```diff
@@ -498,11 +533,21 @@
 
   if (l == 0) {
 #pragma unroll
-    for (int t = 0; t < NP; ++t) s_red[t][g] = active ? red[t] : (t == GPB_P_LOGDET ? 1.0 : 0.0);
-  }
+    for (int t = 0; t < NP; ++t) s_hist[slot][t][g] = active ? red[t] : (t == GPB_P_LOGDET ? 1.0 : 0.0);
+  }
+  if constexpr (kFreeTrips) {
+  ++slot;
+  wave_lds_order();
+  if (slot == kDepth && grp + G < args.ngroups) {
+    __syncthreads();
+    replay(tid, kDepth);
+    __syncthreads();
+    slot = 0;
+  }
+  } else {
   __syncthreads();
   if (tid < 16) {
-    const double dv = s_red[GPB_P_LOGDET][tid];
+    const double dv = s_hist[0][GPB_P_LOGDET][tid];
     const double p = s_pm[tid] * __builtin_amdgcn_frexp_mant(dv);
     s_pm[tid] = (dv > 0.0) ? __builtin_amdgcn_frexp_mant(p) : __builtin_nan("");
     s_pe[tid] += __builtin_amdgcn_frexp_exp(dv) + __builtin_amdgcn_frexp_exp(p);
@@ -510,18 +555,20 @@
     const int t = tid - 64;
     double acc = 0.0;
 #pragma unroll
-    for (int q = 0; q < 16; ++q) acc += s_red[t][q];
+    for (int q = 0; q < 16; ++q) acc += s_hist[0][t][q];
     s_tot[t] += acc;
+  }
   }
   }
   const int tid = tid0;
   __syncthreads();
-  if (tid < 16) s_red[GPB_P_LOGDET][tid] = log(s_pm[tid]) + (double)s_pe[tid] * 0.693147180559945309417232121458;
+  if constexpr (kFreeTrips) replay(tid, slot);
+  if (tid < 16) s_hist[0][GPB_P_LOGDET][tid] = log(s_pm[tid]) + (double)s_pe[tid] * 0.693147180559945309417232121458;
   __syncthreads();
   if (tid == 0) {
     double acc = 0.0;
 #pragma unroll
-    for (int q = 0; q < 16; ++q) acc += s_red[GPB_P_LOGDET][q];
+    for (int q = 0; q < 16; ++q) acc += s_hist[0][GPB_P_LOGDET][q];
     s_tot[GPB_P_LOGDET] = acc;
   }
   __syncthreads();
```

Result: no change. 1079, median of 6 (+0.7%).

━━━━━━

▶ [ACTIVITY] Each line in the listing above that contains "kDepth" should be copied.

▶ [OUTPUT BELOW]
+  if (slot == kDepth && grp + G < args.ngroups) {
+    replay(tid, kDepth);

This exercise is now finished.